## Task description
Give back, exactly as written, the lines from the beginning of the listing through the one that contains "-template <int KP, int PPL, int NW, int".

## Information shown
@@ -1352,9 +1436,18 @@
 template <int PPL>
 constexpr size_t quad_hist_bytes(bool hlds) { return hlds ? sizeof(double) * (2 * QH * PPL * W + 8) : 0; }
 
-template <int KP, int PPL, int NW, int MMODE, int PQ, bool RLDS, bool HLDS = false, int NTR = 0, bool RPOOL = false>
+template <int KP, int PPL, int NW, int MMODE, int PQ, bool RLDS, bool HLDS = false, int NTR = 0, bool RPOOL = false, int TAIL = QTAIL_NONE>
 __global__ __launch_bounds__(NW * 64, quad_waves_per_simd(quad_three_waves(MMODE, PPL, HLDS), NW)) void fit_quad_kernel(QuadArgs qa, int pool_slots, int pool_slot_bytes)
 {
+    static_assert(TAIL != QTAIL_MAIN || (MMODE == QM_LDS && PPL == 1 && HLDS && !RPOOL), "the kernel that hands over: shared M in LDS, 12 waves");
+    static_assert(TAIL != QTAIL_RESUME || (MMODE == QM_GLOBAL_REG && PPL == 1 && HLDS && RLDS), "the kernel that resumes: shared M in registers");
+    int tail_len = 0;
+    if constexpr (TAIL == QTAIL_RESUME) {
+        tail_len = __hip_atomic_load(qa.counter + QTC_LEN, __ATOMIC_RELAXED, __HIP_MEMORY_SCOPE_AGENT);
+        tail_len = __builtin_amdgcn_readfirstlane(tail_len);
+        if (tail_len > qa.tail_cap) tail_len = qa.tail_cap;
+        if (tail_len <= 0) return;
+    }
     static_assert(NTR == 0 || (!RLDS && MMODE == QM_LDS), "register-resident weights: the shared-M kernel without LDS staging");
     static_assert(!RPOOL || (MMODE == QM_LDS && !RLDS && PPL == 1 && PQ > 0 && HLDS), "pooled trend tables: the shared-M one-slot kernel");
     extern __shared__ __align__(16) unsigned char smem[];
@@ -1414,13 +1507,39 @@
     wave_sync();
 
     for (;;) {
+        constexpr int MBATCH = (quad_three_waves(MMODE, PPL, HLDS) || MMODE == QM_RAGGED_REG || MMODE == QM_GLOBAL_REG) ? 8 : 16;
+        constexpr bool MREG = MMODE == QM_RAGGED_REG || MMODE == QM_GLOBAL_REG;
+        if constexpr (TAIL == QTAIL_RESUME) {
+            int i = atomicAdd(qa.counter + QTC_TAIL_HEAD, lane == 0 ? 1 : 0);
+            i = __builtin_amdgcn_readfirstlane(i);
+            if (i >= tail_len) break;
+            const int64_t n = (int64_t)__builtin_amdgcn_readfirstlane(qa.tail_list[i]);
+            fit_one_quad<KP, PPL, PQ, RAGGED_K, MRS, HLDS, MBATCH, MREG, NTR, RPOOL, TAIL>(qa, wlp, rb, Mp, Mown, n, lanec, hist, gx, qw, &pool,
+                                                                                        qa.tail_rec + (size_t)i * QT_REC);
+            atomicAdd(qa.counter + QTC_RESUMED, lane == 0 ? 1 : 0);
+            continue;
+        }
         int n32 = atomicAdd(qa.counter, lane == 0 ? 1 : 0);
         n32 = __builtin_amdgcn_readfirstlane(n32);
-        if (n32 >= a.N) break;
+        if (n32 >= a.N) {
+            if constexpr (TAIL == QTAIL_MAIN) {
+                if (qa.tail_at > 0 && __builtin_amdgcn_readfirstlane(__hip_atomic_load(qa.counter + QTC_FLAG, __ATOMIC_RELAXED, __HIP_MEMORY_SCOPE_AGENT)) == 0) {
+                    const int done = __hip_atomic_load(qa.counter + QTC_DONE, __ATOMIC_RELAXED, __HIP_MEMORY_SCOPE_AGENT);
+                    const int alive = (int)a.N - __builtin_amdgcn_readfirstlane(done);
+                    if (alive <= qa.tail_at) {
+                        atomicCAS(qa.counter + QTC_ALIVE, 0, alive + 1);
+                        __hip_atomic_store(qa.counter + QTC_FLAG, 1, __ATOMIC_RELAXED, __HIP_MEMORY_SCOPE_AGENT);
+                    }
+                }
+            }
+            break;
+        }
         const int64_t n = a.order ? (int64_t)a.order[n32] : (int64_t)n32;
-        fit_one_quad<KP, PPL, PQ, RAGGED_K, MRS, HLDS,
-                     ((quad_three_waves(MMODE, PPL, HLDS) || MMODE == QM_RAGGED_REG || MMODE == QM_GLOBAL_REG) ? 8 : 16),
-                     MMODE == QM_RAGGED_REG || MMODE == QM_GLOBAL_REG, NTR, RPOOL>(qa, wlp, rb, Mp, Mown, n, lanec, hist, gx, qw, &pool);
+        const bool moved = fit_one_quad<KP, PPL, PQ, RAGGED_K, MRS, HLDS, MBATCH, MREG, NTR, RPOOL, TAIL>(qa, wlp, rb, Mp, Mown, n, lanec, hist, gx, qw, &pool);
+        if constexpr (TAIL == QTAIL_MAIN) {
+            if (moved) break;
+            atomicAdd(qa.counter + QTC_DONE, lane == 0 ? 1 : 0);
+        }
     }
 }
 
diff --git a/time_series_spark_amd/csrc/tsf_quad_launch.h b/time_series_spark_amd/csrc/tsf_quad_launch.h
--- a/time_series_spark_amd/csrc/tsf_quad_launch.h
+++ b/time_series_spark_amd/csrc/tsf_quad_launch.h
@@ -39,6 +39,8 @@
 
 namespace tsf {
 
+static_assert(TSF_QUAD_NW3 <= QT_MAIN_WAVES, "the checkpoint records are sized for the 12-wave kernel");
+
 template <int PPL, int MMODE>
 struct QuadShape {
     static constexpr bool HL = true;
@@ -52,7 +54,30 @@
            (sizeof(QuadWave<PPL>) + quad_hist_bytes<PPL>(true)) * (size_t)nw + QUAD_POOL_LOCK_BYTES;
 }
 
-template <int KP, int PPL, int MMODE, int PQ, bool RLDS, int NTR = 0, bool RPOOL = false>
+template <int KP>
+static size_t quad_reg_lds_bytes(int NTmax)
+{
+    return quad_lanec_bytes<1>() + (sizeof(QuadLds<KP, 1>) + quad_hist_bytes<1>(true) + sizeof(double) * (size_t)NTmax * W) * TSF_QUAD_NW;
+}
+
+template <int KP, int PQ>
+static int launch_quad_resume(const QuadPlan &qp, const QuadArgs &qa_in, hipStream_t st)
+{
+    constexpr int NW = TSF_QUAD_NW;
+    QuadArgs qa = qa_in;
+    qa.dbg = nullptr;
+    int64_t blocks = qp.n_cu;
+    const int64_t cap_blocks = ((int64_t)qa.tail_cap + NW - 1) / NW;
+    if (blocks > cap_blocks) blocks = cap_blocks;
+    if (blocks < 1) blocks = 1;
+    hipFuncSetAttribute((const void *)fit_quad_kernel<KP, 1, NW, QM_GLOBAL_REG, PQ, true, true, 0, false, QTAIL_RESUME>,
+                        hipFuncAttributeMaxDynamicSharedMemorySize, 160 * 1024);
+    hipLaunchKernelGGL((fit_quad_kernel<KP, 1, NW, QM_GLOBAL_REG, PQ, true, true, 0, false, QTAIL_RESUME>), dim3((unsigned)blocks), dim3(NW * 64),
+                       quad_reg_lds_bytes<KP>(qa.f.NTmax), st, qa, 0, 0);
+    return (int)hipGetLastError();
+}
+
+template <int KP, int PPL, int MMODE, int PQ, bool RLDS, int NTR = 0, bool RPOOL = false, int TAIL = QTAIL_NONE>
 static int launch_quad_rl(const QuadPlan &qp, const QuadArgs &qa_in, double *Mg, hipStream_t st, int pool_slots = 0, int pool_slot_bytes = 0)
 {
     constexpr int NW = RPOOL ? TSF_QUAD_NW4 : QuadShape<PPL, MMODE>::NW;
@@ -71,7 +96,7 @@
                      : (MLDS ? sizeof(double) * (size_t)qp.P4 * PPL * W : 0) + quad_lanec_bytes<PPL>() * ((MMODE == QM_RAGGED || MMODE == QM_RAGGED_REG) ? NW : 1) +
                        (sizeof(QuadLds<KP, PPL>) + quad_hist_bytes<PPL>(HL)) * NW +
                        (RLDS ? sizeof(double) * (size_t)NW * qa.f.NTmax * W : 0);
-    hipFuncSetAttribute((const void *)fit_quad_kernel<KP, PPL, NW, MMODE, PQ, RLDS, HL, NTR, RPOOL>,
+    hipFuncSetAttribute((const void *)fit_quad_kernel<KP, PPL, NW, MMODE, PQ, RLDS, HL, NTR, RPOOL, TAIL>,
                             hipFuncAttributeMaxDynamicSharedMemorySize, 160 * 1024);
 #ifdef TSF_QUAD_TIMING
     {
@@ -79,7 +104,7 @@
         const size_t nb = sizeof(long long) * 8 * (size_t)qa.f.N;
         hipMalloc((void **)&qb.dbg, nb);
         hipMemsetAsync(qb.dbg, 0, nb, st);
-        hipLaunchKernelGGL((fit_quad_kernel<KP, PPL, NW, MMODE, PQ, RLDS, HL, NTR, RPOOL>), dim3((unsigned)blocks), dim3(NW * 64), lds, st, qb, pool_slots, pool_slot_bytes);
+        hipLaunchKernelGGL((fit_quad_kernel<KP, PPL, NW, MMODE, PQ, RLDS, HL, NTR, RPOOL, TAIL>), dim3((unsigned)blocks), dim3(NW * 64), lds, st, qb, pool_slots, pool_slot_bytes);
         hipStreamSynchronize(st);
         std::vector<long long> h(8 * (size_t)qa.f.N);
         hipMemcpy(h.data(), qb.dbg, nb, hipMemcpyDeviceToHost);
@@ -92,8 +117,24 @@
         return (int)hipGetLastError();
     }
 #endif
-    hipLaunchKernelGGL((fit_quad_kernel<KP, PPL, NW, MMODE, PQ, RLDS, HL, NTR, RPOOL>), dim3((unsigned)blocks), dim3(NW * 64), lds, st, qa, pool_slots, pool_slot_bytes);
+    hipLaunchKernelGGL((fit_quad_kernel<KP, PPL, NW, MMODE, PQ, RLDS, HL, NTR, RPOOL, TAIL>), dim3((unsigned)blocks), dim3(NW * 64), lds, st, qa, pool_slots, pool_slot_bytes);
     return (int)hipGetLastError();
+}
+
+#ifndef TSF_QUAD_TAIL_DEFAULT
+#define TSF_QUAD_TAIL_DEFAULT 800
+#endif
+template <int KP, int PQ>
+static int quad_tail_at(const QuadPlan &qp, const QuadArgs &qa)
+{
+    if (PQ != 40 && PQ != 56) return 0;
+    if (!qa.tail_rec || !qa.tail_list || qa.tail_cap < 1) return 0;
+    if (quad_reg_lds_bytes<KP>(qa.f.NTmax) > 160 * 1024) return 0;
+    const int e = qp.opt ? qp.opt[TSF_OPT_QUAD_TAIL] : -1;
+    const int pct = e >= 0 ? e : TSF_QUAD_TAIL_DEFAULT;
+    const int64_t at = (int64_t)qp.n_cu * pct / 100;
+    if (pct > 0 && at < 1) return 1;
+    return (int)(at > qa.tail_cap ? qa.tail_cap : at);
 }
 
 template <int KP, int PPL, int MMODE, int PQ>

## Completed task
@@ -1352,9 +1436,18 @@
 template <int PPL>
 constexpr size_t quad_hist_bytes(bool hlds) { return hlds ? sizeof(double) * (2 * QH * PPL * W + 8) : 0; }
 
-template <int KP, int PPL, int NW, int MMODE, int PQ, bool RLDS, bool HLDS = false, int NTR = 0, bool RPOOL = false>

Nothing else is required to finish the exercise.